Гелати в этом отношении жизнь вела очень веселую и не видела в своем поведении ничего дурного. Она в первый же вечер спросила, не хочет ли Карми пригласить кого-нибудь из парней — погреть постель.
— Нет, — качнула головой закутавшаяся в одеяло Карми. — Ролнека, может быть? — настаивала Гелати, уверенная в том, что Карми смущается.
— Ролнека? — презрительно переспросила Карми. — Вот уж счастье-то…
— Можно и другого, — отозвалась Гелати, стоя на бортике кровати и поправляя сбившийся занавес.
— Ну уж нет, — заявила Карми. — Последней дурой буду, если позову в постель хокарэма. Меня все предают, а хокарэмы — дважды и трижды предатели.
— Неправда, — возразила Гелати. — Хокарэмы не предают.
— Предают, — сказала Карми. — Только делают это изощренно — так, что вроде и упрекнуть не за что.
— Ты о чем?
Карми вздохнула. Если бы Стенхе не скрывал от нее прошлой осенью, что в Сургаре затевается неладное!
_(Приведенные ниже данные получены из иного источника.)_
__device__ __forceinline__ int hq_row(int q, int ql) {
  switch (q) {
    case 0: return (ql & 63) + (ql >> 6) * 128;
    case 3: return (ql & 63) + (ql >> 6) * 128 + 64;
    case 1: return (ql >> 5) * 48 + (ql & 31);
    default: return (ql >> 4) * 48 + 32 + (ql & 15);
  }
}
constexpr int hq_rounds(int q) { return q == 2 ? 1 : 2; }

constexpr int kAImg = kAttnImg;

template <int EPI, int MODE>
__global__ __launch_bounds__(512, 1) void gemm256h_kernel(const bf16* __restrict__ A, int lda,
                                                          const bf16* __restrict__ Bt, int ldb,
                                                          bf16* __restrict__ C, int ldc,
                                                          const float* __restrict__ bias,
                                                          const float* __restrict__ in_fin,
                                                          const float* __restrict__ colsum, int M, int N, int K,
                                                          const int32_t* __restrict__ lens, float scale) {
  constexpr bool kIn = EPI & kEpiInNorm;
  constexpr int kImgOff = kHBuf;
  constexpr int kBiasOff = MODE == 2 ? kImgOff + 6 * kAImg : 2 * kHBuf;
  constexpr int kFinOff = kBiasOff + 2 * 1024;
  constexpr int kColOff = kFinOff + 2048;
  constexpr int kLds = kColOff + 1024;
  constexpr int kEpiOps = MODE == 0 ? kHStores : MODE == 2 ? 4 : 0;
  constexpr int kLn1 = kIn ? 2 : 0;
  static_assert(kLds <= 160 * 1024, "LDS budget");
  __shared__ __attribute__((aligned(16))) char lds[kLds];
  const int tid = threadIdx.x, lane = tid & 63;
  const int wave = __builtin_amdgcn_readfirstlane(tid >> 6);
  const int wm = wave >> 2, wn = wave & 3;
  const int ntn = N / 192, ntiles = (M / 256) * ntn;
  const int G = gridDim.x;
  int v = blockIdx.x;
  if (v >= ntiles) return;

  auto opaque_lane = [] {
    int l = __lane_id();
    asm volatile("" : "+v"(l));
    return l;
  };
  int dst[4][2];
#pragma unroll
  for (int q = 0; q < 4; ++q)
#pragma unroll
    for (int i = 0; i < 2; ++i)
      dst[q][i] = (q == 0 || q == 3 ? 0 : kHImgA) + hq_row(q, (i * 8 + wave) * 8) * 128;
  uint32_t soff[4][2];
  auto set_src = [&](int tm0, int tn0) {
    const int ln = opaque_lane();
#pragma unroll
    for (int q = 0; q < 4; ++q)
#pragma unroll
      for (int i = 0; i < hq_rounds(q); ++i) {
        const int r = hq_row(q, (i * 8 + wave) * 8 + (ln >> 3));
        const size_t e = (q == 0 || q == 3) ? (size_t)(tm0 + r) * lda + hsw(r, ln & 7) * 8
                                            : (size_t)(tn0 + r) * ldb + hsw(r, ln & 7) * 8;
        soff[q][i] = (uint32_t)(e * 2);
      }
  };
  auto stage = [&](int q, int kt, int buf) {
    char* base = lds + buf * kHBuf;
    const char* g = reinterpret_cast<const char*>((q == 0 || q == 3) ? A : Bt) + kt * 128;
#pragma unroll
    for (int i = 0; i < hq_rounds(q); ++i) glds16(g + soff[q][i], base + dst[q][i]);
  };
  auto glds4 = [&](const float* ubase, int nvalid, char* ldst) {
    const int l = opaque_lane();
    __builtin_amdgcn_global_load_lds((const ATPU_GLOBAL_AS void*)(ubase + min(l, nvalid - 1)),
                                     (ATPU_LDS_AS void*)ldst, 4, 0, 0);
  };

  const int fr = lane & 15, fc = lane >> 4;
  f32x4 acc[8][3];
  bf16x8 af[2][4], b01[2][2], b2[2];
  auto read_a = [&](int buf, int qm) {
    const char* img = lds + buf * kHBuf;
#pragma unroll
    for (int ks = 0; ks < 2; ++ks)
#pragma unroll
      for (int i = 0; i < 4; ++i) {
        const int r = wm * 128 + qm * 64 + i * 16 + fr;
        af[ks][i] = *reinterpret_cast<const bf16x8*>(img + r * 128 + hsw(r, ks * 4 + fc) * 16);
      }
  };
  auto read_b01 = [&](int buf) {
    const char* img = lds + buf * kHBuf + kHImgA;
#pragma unroll
    for (int ks = 0; ks < 2; ++ks)
#pragma unroll
      for (int j = 0; j < 2; ++j) {
        const int r = wn * 48 + j * 16 + fr;
        b01[ks][j] = *reinterpret_cast<const bf16x8*>(img + r * 128 + hsw(r, ks * 4 + fc) * 16);
      }
  };
  auto read_b2 = [&](int buf) {
    const char* img = lds + buf * kHBuf + kHImgA;
#pragma unroll
// ... 168 lines not shown
    for (int ks = 0; ks < 4; ++ks) {
#pragma unroll
      for (int dt = 0; dt < 4; ++dt)
        o[1][dt] = __builtin_amdgcn_mfma_f32_16x16x32_bf16(vfrag(ks, dt), pf[1][ks],
                                                             ks ? o[1][dt] : f32x4{0.f, 0.f, 0.f, 0.f}, 0, 0, 0);
      o[1][4] = __builtin_amdgcn_mfma_f32_16x16x32_bf16(ones, pf[1][ks], ks ? o[1][4] : f32x4{0.f, 0.f, 0.f, 0.f}, 0, 0, 0);
    }
    __builtin_amdgcn_sched_barrier(0);
    char* ost = const_cast<char*>(qi) + wn * 32 * 128;
    const float inv1 = len > 0 && o[1][4][0] > 0.f ? 1.f / o[1][4][0] : 0.f;
#pragma unroll
    for (int dt = 0; dt < 4; ++dt) {
      unsigned x0 = xw[dt][0], x1 = xw[dt][1];
      unsigned y0 = pack_bf16x2(o[1][dt][0] * inv1, o[1][dt][1] * inv1);
      unsigned y1 = pack_bf16x2(o[1][dt][2] * inv1, o[1][dt][3] * inv1);
      swap16(x0, y0);
      swap16(x1, y1);
      const int ro = (fc & 1) * 16 + fr, ch = dt * 2 + (fc >> 1);
      *reinterpret_cast<u32x4*>(ost + ro * 128 + asw(ro, ch) * 16) = u32x4{x0, x1, y0, y1};
    }
    const int l2 = opaque_lane();
    const int lr = l2 >> 3, lc8 = l2 & 7;
    bf16* obase = C + (size_t)(tm0 + wm * 128 + wn * 32 + lr) * ldc + h * 64 + lc8 * 8;
#pragma unroll
    for (int hh = 0; hh < 4; ++hh) {
      const int ro = hh * 8 + lr;
      const u32x4 val = *reinterpret_cast<const u32x4*>(ost + ro * 128 + asw(ro, lc8) * 16);
      u32x4* dst = reinterpret_cast<u32x4*>(obase + (size_t)(hh * 8) * ldc);
      *dst = val;
    }
  };

  const int nk = K / 64;
  int tile = xcd_remap(v, ntiles);
  int m0 = (tile / ntn) * 256, n0 = (tile % ntn) * 192;
  set_src(m0, n0);
#pragma unroll
  for (int q = 0; q < 4; ++q) stage(q, 0, 0);
  asm volatile("s_waitcnt vmcnt(0)\n\ts_barrier" ::: "memory");
  if (wm == 1) __builtin_amdgcn_s_barrier();
  __builtin_amdgcn_sched_barrier(0);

Он ведь что-то знал, Карми могла спорить, что знал и намеренно удерживал ее в Миттауре. А что делал Маву в долине Праери, когда его встретил Арзравен Паор? Он должен был находиться при Руттуле. Руттул послал его к ней? Когда? Только когда заболел, чтобы она помогла Руттулу добраться до глайдера и попробовала его излечить? Или же гораздо раньше — для того, чтобы опять-таки подольше удержать ее в Миттауре?
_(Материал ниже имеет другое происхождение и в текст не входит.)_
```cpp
CC_API cc_status cc_integral_u8(int device, const uint8_t* img, int width, int height, size_t row_stride, int32_t* sum,
                                int32_t* sqsum, int32_t* tilted);
CC_API cc_status cc_resize_linear_exact_u8(int device, const uint8_t* src, int sw, int sh, size_t sstride, uint8_t* dst,
                                           int dw, int dh, size_t dstride);
CC_API cc_status cc_to_gray_u8(int device, const uint8_t* src, int pixel_format, int width, int height, size_t row_stride,
                               uint8_t* dst, size_t dst_stride);
CC_API cc_status cc_debug_stream_dwords(int device, size_t n_bytes, int repeats, uint32_t* checksum);
CC_API cc_status cc_debug_division_check(int device, uint64_t n_pairs, uint64_t seed, uint64_t* mismatches);
CC_API cc_status cc_debug_vnf_check(int device, uint64_t n_values, uint64_t seed, uint64_t* mismatches);
CC_API cc_status cc_group_rectangles(const cc_rect* rects, int n, int group_threshold, double eps, cc_rect* out, int cap,
                                     int* n_out);
CC_API cc_status cc_group_rectangles_device(int device, const cc_rect* rects, const int32_t* offsets, int n_frames,
                                            int group_threshold, double eps, cc_rect* out, int cap, int32_t* out_offsets,
                                            int* n_total);
CC_API cc_status cc_group_rectangles_levels(const cc_rect* rects, const int32_t* levels, const double* weights, int n,
                                            int group_threshold, double eps, cc_rect* out, int32_t* out_levels,
                                            double* out_weights, int cap, int* n_out);
CC_API cc_status cc_group_rectangles_device_levels(int device, const cc_rect* rects, const int32_t* levels,
                                                   const double* weights, const int32_t* offsets, int n_frames,
                                                   int group_threshold, double eps, cc_rect* out, int32_t* out_levels,
                                                   double* out_weights, int cap, int32_t* out_offsets, int* n_total);

typedef struct cc_evaluator cc_evaluator;
enum { CC_HAAR_BASIC = 0, CC_HAAR_CORE = 1, CC_HAAR_ALL = 2 };

CC_API cc_status cc_eval_create(int feature_type, int haar_mode, int win_w, int win_h, int max_samples, int device,
                                cc_evaluator** out);
CC_API void cc_eval_destroy(cc_evaluator* e);
CC_API int cc_eval_num_features(const cc_evaluator* e);
CC_API int cc_eval_max_cat_count(const cc_evaluator* e);
CC_API int cc_eval_feature_size(const cc_evaluator* e);
CC_API cc_status cc_eval_feature_geometry(const cc_evaluator* e, int fi, int32_t* rects, float* weights, int* tilted);
// ... 101 lines not shown
```

Baseline: 19070.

А ведь если бы она узнала о происходящем сразу же, как вести дошли до Миттаура, все могло быть. иначе. В глайдере есть механизм-лекарь, и, может быть, он сумел бы вылечить внезапно заболевшего Руттула. Кто виноват в том, что больной Руттул не смог добраться до глайдера, а супруга его, сургарская принцесса, в это время глазела на нтангрские храмы? Кто виноват в этом? Она, ее хокарэмы или же сам Руттул? Кто виноват? Он умирал, а она в это время готовилась праздновать Атулитоки. И когда она, догадавшись обо всем, мчалась в Сургару, он уже умер.
Карми подняла голову и глянула на Гелати. Гэнкари безмятежно спала.
Глава 14
Логри пришлось затратить немало времени, пока он разыскал Стенхе. Определенного его местонахождения он не знал, поэтому пришлось «распускать паутину» — слать гонцов-райи во все места, отмеченные в этом году бурной деятельностью сургарской принцессы. Удовольствие получилось довольно дорогое — по всем канонам «распускание паутины» на такой большой территории требовало групп хокарэмов численностью не менее трех человек, поэтому для прочесывания потребовалось тринадцать райи — трое на Лорцо, трое на Колахи, трое на Миттаур и четверо на Сургару. На Миттаур, если уж честно признаться, потребовалось бы гораздо больше, но отправить туда большую группу Логри не рискнул: уж очень нетерпимо в Миттауре относились к хокарэмам.